● PROBLEM DESCRIPTION
For each line in the material below that holds "nblocks", copy that line.
:::::
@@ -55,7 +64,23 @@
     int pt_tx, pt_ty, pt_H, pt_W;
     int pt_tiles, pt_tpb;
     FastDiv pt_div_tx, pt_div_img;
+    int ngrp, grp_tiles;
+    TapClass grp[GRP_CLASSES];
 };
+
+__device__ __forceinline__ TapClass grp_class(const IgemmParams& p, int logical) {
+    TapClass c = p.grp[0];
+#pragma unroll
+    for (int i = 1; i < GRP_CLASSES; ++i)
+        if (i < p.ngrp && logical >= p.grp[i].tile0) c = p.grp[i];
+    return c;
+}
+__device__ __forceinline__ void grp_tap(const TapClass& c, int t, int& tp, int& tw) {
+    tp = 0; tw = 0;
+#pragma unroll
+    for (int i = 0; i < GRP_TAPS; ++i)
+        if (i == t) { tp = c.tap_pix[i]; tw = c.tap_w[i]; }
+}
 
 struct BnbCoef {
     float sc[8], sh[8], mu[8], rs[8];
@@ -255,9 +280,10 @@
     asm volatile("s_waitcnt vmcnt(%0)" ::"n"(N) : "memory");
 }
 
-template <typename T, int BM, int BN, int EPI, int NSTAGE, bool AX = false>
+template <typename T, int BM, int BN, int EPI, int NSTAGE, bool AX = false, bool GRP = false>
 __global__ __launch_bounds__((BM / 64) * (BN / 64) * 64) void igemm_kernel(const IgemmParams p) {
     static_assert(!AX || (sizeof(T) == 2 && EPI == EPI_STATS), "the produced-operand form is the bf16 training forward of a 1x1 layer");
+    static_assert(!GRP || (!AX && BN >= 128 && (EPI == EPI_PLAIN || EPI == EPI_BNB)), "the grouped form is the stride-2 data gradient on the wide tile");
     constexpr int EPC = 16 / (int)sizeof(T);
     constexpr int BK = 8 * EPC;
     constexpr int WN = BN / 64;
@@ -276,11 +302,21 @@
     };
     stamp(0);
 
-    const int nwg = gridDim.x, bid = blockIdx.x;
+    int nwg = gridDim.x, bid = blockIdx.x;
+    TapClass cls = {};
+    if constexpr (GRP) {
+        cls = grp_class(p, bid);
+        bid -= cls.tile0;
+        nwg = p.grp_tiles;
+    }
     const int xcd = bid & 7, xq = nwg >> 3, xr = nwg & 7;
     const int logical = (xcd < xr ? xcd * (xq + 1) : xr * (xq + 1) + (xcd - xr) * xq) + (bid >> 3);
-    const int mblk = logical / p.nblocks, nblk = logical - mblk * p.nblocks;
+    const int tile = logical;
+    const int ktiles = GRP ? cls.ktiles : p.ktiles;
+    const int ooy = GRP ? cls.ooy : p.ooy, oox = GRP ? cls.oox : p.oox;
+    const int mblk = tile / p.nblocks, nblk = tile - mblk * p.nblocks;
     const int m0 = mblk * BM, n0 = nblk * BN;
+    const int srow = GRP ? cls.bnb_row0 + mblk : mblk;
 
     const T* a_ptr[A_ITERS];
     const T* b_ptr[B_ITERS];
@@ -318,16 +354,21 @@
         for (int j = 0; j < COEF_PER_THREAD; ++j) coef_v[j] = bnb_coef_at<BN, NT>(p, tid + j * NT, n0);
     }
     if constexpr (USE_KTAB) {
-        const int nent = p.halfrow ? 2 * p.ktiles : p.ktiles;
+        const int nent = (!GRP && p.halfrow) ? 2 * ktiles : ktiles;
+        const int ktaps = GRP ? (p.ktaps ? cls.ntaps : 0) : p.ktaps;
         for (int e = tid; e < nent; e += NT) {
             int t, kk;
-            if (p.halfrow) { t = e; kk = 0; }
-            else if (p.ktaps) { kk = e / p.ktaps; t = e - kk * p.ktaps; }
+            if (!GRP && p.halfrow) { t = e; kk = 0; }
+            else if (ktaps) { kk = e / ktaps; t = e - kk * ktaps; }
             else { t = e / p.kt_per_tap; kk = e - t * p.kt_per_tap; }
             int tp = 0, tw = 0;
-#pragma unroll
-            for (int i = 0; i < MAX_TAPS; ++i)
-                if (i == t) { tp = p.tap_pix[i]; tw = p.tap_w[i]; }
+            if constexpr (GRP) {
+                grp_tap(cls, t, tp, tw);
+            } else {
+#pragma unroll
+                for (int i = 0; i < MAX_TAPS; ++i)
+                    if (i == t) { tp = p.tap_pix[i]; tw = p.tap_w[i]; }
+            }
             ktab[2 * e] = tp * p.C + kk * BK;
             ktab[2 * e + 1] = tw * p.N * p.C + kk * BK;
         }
:::::
● EXERCISE ANSWER
-    const int mblk = logical / p.nblocks, nblk = logical - mblk * p.nblocks;
+    const int mblk = tile / p.nblocks, nblk = tile - mblk * p.nblocks;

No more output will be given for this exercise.